*What is needed:* Only the lines below starting at the one containing "const SeqBatch b" and ending at the one containing "long double expect" belong in the answer, each copied exactly.
*** Block opens ***
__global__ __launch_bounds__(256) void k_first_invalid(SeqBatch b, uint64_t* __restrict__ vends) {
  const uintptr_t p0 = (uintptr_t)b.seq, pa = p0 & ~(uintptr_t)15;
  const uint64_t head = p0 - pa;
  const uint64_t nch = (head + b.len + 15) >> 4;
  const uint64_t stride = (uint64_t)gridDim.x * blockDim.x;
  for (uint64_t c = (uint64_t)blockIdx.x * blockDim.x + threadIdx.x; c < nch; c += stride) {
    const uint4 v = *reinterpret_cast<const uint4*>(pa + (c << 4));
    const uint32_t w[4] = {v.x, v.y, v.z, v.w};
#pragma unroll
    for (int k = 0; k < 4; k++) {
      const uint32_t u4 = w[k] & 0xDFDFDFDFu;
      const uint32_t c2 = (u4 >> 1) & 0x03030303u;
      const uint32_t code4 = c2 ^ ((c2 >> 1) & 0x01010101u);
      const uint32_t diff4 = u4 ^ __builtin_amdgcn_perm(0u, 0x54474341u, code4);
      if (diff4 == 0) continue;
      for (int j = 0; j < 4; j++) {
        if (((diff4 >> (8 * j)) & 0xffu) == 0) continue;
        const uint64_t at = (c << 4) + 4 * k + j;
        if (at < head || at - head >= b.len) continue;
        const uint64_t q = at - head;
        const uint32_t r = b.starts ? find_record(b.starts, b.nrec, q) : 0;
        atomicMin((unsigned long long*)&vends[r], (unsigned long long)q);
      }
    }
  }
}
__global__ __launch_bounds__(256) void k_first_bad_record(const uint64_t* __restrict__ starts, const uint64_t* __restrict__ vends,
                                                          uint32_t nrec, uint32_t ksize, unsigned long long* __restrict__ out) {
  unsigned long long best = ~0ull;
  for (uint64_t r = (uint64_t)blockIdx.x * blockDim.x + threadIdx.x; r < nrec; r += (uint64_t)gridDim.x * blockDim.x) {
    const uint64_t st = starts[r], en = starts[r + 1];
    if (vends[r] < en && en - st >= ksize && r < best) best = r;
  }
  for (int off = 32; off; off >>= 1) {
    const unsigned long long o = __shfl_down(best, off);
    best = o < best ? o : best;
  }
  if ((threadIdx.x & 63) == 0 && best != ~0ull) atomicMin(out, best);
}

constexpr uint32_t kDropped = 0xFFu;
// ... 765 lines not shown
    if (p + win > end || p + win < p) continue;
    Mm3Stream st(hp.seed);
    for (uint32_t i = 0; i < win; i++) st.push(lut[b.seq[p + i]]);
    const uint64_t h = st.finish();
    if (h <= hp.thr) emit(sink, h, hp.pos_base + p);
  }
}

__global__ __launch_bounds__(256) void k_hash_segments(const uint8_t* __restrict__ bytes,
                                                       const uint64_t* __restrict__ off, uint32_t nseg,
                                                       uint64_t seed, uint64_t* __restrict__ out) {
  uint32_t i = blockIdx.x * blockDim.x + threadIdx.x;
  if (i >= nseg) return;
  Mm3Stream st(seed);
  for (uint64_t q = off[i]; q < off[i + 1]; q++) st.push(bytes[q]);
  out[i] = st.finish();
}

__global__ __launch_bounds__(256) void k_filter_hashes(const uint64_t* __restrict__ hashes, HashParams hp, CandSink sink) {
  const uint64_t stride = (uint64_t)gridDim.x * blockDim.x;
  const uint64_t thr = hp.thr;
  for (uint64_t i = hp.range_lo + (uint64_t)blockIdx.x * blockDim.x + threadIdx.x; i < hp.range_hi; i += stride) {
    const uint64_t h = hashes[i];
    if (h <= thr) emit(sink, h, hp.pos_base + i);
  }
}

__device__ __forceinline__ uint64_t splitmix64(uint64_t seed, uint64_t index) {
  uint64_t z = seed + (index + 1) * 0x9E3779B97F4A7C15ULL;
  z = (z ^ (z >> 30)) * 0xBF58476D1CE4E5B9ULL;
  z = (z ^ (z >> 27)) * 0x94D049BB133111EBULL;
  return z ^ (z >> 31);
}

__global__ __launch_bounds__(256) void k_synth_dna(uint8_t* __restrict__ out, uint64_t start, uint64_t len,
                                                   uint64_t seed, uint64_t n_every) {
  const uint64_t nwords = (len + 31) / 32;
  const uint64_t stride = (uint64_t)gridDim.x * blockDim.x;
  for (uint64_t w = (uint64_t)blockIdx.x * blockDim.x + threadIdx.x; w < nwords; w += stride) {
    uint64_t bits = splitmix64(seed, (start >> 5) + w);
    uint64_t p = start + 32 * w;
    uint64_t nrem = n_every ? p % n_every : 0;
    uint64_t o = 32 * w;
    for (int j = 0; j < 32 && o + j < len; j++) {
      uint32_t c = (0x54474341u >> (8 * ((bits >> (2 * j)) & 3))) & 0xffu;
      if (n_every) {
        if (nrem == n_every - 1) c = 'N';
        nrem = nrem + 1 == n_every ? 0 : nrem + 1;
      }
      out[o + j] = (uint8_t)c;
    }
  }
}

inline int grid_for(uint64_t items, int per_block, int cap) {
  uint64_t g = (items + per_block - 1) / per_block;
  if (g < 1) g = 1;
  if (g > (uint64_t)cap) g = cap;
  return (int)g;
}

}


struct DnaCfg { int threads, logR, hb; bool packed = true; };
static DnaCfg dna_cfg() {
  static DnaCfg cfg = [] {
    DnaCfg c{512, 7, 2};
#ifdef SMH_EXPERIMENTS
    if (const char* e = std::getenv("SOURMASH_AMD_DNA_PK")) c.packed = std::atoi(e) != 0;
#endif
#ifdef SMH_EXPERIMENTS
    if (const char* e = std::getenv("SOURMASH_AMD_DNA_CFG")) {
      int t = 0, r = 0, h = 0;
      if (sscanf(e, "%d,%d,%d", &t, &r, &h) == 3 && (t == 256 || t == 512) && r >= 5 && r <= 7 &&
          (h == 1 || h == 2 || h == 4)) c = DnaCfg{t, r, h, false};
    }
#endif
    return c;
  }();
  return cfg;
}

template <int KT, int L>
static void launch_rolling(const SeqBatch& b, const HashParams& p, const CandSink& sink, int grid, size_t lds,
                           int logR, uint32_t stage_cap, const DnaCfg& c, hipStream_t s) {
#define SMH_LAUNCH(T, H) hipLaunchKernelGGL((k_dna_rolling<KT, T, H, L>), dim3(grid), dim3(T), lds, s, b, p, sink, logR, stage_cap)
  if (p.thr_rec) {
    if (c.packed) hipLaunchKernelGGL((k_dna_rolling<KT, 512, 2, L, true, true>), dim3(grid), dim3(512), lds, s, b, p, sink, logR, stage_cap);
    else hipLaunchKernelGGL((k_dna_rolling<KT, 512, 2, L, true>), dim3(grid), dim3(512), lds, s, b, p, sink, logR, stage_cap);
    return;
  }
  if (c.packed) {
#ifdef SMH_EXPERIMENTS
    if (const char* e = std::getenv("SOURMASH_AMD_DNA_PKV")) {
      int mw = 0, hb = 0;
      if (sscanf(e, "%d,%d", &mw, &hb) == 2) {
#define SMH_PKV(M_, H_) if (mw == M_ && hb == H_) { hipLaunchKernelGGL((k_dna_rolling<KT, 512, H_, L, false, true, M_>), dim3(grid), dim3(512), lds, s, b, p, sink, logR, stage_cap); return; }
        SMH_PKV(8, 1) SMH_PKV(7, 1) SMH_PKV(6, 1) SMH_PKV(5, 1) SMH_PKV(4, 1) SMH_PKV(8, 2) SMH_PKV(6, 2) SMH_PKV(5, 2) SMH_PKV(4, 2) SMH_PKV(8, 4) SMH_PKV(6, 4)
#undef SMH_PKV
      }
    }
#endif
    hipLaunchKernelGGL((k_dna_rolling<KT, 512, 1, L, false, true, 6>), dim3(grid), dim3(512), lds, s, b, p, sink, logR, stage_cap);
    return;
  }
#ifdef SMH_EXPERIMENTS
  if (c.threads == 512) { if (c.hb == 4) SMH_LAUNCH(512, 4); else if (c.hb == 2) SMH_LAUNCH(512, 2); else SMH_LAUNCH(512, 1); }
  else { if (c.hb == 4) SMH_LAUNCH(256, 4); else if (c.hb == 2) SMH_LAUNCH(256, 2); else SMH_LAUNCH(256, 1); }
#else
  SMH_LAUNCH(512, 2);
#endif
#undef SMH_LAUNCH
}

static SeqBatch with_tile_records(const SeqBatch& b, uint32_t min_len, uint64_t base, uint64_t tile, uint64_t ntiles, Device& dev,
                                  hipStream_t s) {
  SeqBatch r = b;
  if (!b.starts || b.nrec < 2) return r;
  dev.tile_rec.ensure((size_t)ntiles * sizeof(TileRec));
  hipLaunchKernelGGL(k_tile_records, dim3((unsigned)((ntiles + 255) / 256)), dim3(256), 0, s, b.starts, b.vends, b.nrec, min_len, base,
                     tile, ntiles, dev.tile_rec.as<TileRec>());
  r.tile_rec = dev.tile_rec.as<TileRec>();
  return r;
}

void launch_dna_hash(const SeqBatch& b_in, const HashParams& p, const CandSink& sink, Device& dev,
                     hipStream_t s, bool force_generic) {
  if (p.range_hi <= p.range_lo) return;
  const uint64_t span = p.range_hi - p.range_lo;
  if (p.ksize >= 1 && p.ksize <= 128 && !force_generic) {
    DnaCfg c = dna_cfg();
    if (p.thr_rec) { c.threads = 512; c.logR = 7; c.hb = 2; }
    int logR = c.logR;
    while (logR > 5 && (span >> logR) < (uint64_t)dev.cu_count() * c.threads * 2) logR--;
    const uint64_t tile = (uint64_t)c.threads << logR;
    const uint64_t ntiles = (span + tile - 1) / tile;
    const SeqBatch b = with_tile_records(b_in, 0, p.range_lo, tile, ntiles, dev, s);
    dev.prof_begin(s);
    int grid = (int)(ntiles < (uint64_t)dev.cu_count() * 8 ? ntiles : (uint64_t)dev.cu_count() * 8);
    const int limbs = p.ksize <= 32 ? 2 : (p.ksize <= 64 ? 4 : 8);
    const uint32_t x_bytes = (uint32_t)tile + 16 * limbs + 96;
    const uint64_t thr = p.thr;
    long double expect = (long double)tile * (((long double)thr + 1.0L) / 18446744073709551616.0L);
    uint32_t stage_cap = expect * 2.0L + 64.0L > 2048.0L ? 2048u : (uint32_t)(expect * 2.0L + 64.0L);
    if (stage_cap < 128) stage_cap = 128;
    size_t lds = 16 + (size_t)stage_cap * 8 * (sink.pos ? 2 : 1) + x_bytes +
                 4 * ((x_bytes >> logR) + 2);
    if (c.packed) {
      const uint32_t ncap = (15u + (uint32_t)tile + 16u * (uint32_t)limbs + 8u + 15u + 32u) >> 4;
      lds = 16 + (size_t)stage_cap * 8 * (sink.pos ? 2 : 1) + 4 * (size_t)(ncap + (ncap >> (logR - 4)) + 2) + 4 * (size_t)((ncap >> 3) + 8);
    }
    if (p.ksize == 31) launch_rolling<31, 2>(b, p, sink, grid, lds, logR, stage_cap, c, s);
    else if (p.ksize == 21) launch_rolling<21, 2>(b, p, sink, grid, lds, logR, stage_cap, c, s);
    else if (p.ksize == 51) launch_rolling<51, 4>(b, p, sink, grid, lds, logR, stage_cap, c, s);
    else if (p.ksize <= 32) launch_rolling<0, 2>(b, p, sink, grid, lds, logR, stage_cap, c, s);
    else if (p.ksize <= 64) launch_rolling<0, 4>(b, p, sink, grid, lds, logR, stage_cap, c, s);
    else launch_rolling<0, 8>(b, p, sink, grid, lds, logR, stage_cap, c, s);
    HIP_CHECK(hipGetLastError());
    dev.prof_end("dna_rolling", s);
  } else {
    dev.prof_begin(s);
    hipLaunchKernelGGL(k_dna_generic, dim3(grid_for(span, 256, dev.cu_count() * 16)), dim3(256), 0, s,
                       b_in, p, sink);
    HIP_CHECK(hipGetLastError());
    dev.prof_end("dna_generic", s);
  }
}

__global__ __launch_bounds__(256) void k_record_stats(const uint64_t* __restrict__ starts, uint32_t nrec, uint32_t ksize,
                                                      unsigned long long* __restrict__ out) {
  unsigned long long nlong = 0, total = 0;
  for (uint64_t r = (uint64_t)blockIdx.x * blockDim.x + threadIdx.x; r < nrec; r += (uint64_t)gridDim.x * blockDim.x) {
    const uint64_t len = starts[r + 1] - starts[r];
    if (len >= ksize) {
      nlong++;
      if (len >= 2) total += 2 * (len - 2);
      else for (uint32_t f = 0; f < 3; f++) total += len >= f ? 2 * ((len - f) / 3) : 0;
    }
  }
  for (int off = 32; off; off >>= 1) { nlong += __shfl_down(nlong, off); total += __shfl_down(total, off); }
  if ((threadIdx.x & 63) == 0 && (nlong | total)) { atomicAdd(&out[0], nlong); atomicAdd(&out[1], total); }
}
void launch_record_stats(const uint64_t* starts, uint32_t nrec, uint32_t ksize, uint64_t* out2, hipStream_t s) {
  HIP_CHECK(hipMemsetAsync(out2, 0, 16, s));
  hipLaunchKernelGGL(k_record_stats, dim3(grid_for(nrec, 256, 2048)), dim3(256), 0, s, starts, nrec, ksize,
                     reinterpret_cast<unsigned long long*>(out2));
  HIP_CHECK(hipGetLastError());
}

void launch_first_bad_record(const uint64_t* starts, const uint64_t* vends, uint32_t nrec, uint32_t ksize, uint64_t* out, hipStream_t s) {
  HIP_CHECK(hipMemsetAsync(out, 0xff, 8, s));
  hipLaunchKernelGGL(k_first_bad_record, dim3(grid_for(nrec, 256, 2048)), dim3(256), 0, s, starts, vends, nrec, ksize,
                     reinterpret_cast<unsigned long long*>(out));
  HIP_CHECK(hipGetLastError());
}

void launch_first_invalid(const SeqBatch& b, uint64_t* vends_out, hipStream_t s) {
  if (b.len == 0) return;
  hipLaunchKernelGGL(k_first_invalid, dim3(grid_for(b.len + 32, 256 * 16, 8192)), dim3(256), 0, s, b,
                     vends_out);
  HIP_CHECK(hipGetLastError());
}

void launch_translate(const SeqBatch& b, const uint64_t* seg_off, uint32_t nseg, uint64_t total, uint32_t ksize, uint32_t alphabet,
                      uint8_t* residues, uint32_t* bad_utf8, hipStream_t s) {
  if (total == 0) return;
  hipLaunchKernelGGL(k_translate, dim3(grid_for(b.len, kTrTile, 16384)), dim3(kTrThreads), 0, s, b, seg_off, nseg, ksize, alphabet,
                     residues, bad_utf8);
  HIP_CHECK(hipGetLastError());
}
*** Block closes ***
*Your solution:*
    const SeqBatch b = with_tile_records(b_in, 0, p.range_lo, tile, ntiles, dev, s);
    dev.prof_begin(s);
    int grid = (int)(ntiles < (uint64_t)dev.cu_count() * 8 ? ntiles : (uint64_t)dev.cu_count() * 8);
    const int limbs = p.ksize <= 32 ? 2 : (p.ksize <= 64 ? 4 : 8);
    const uint32_t x_bytes = (uint32_t)tile + 16 * limbs + 96;
    const uint64_t thr = p.thr;
    long double expect = (long double)tile * (((long double)thr + 1.0L) / 18446744073709551616.0L);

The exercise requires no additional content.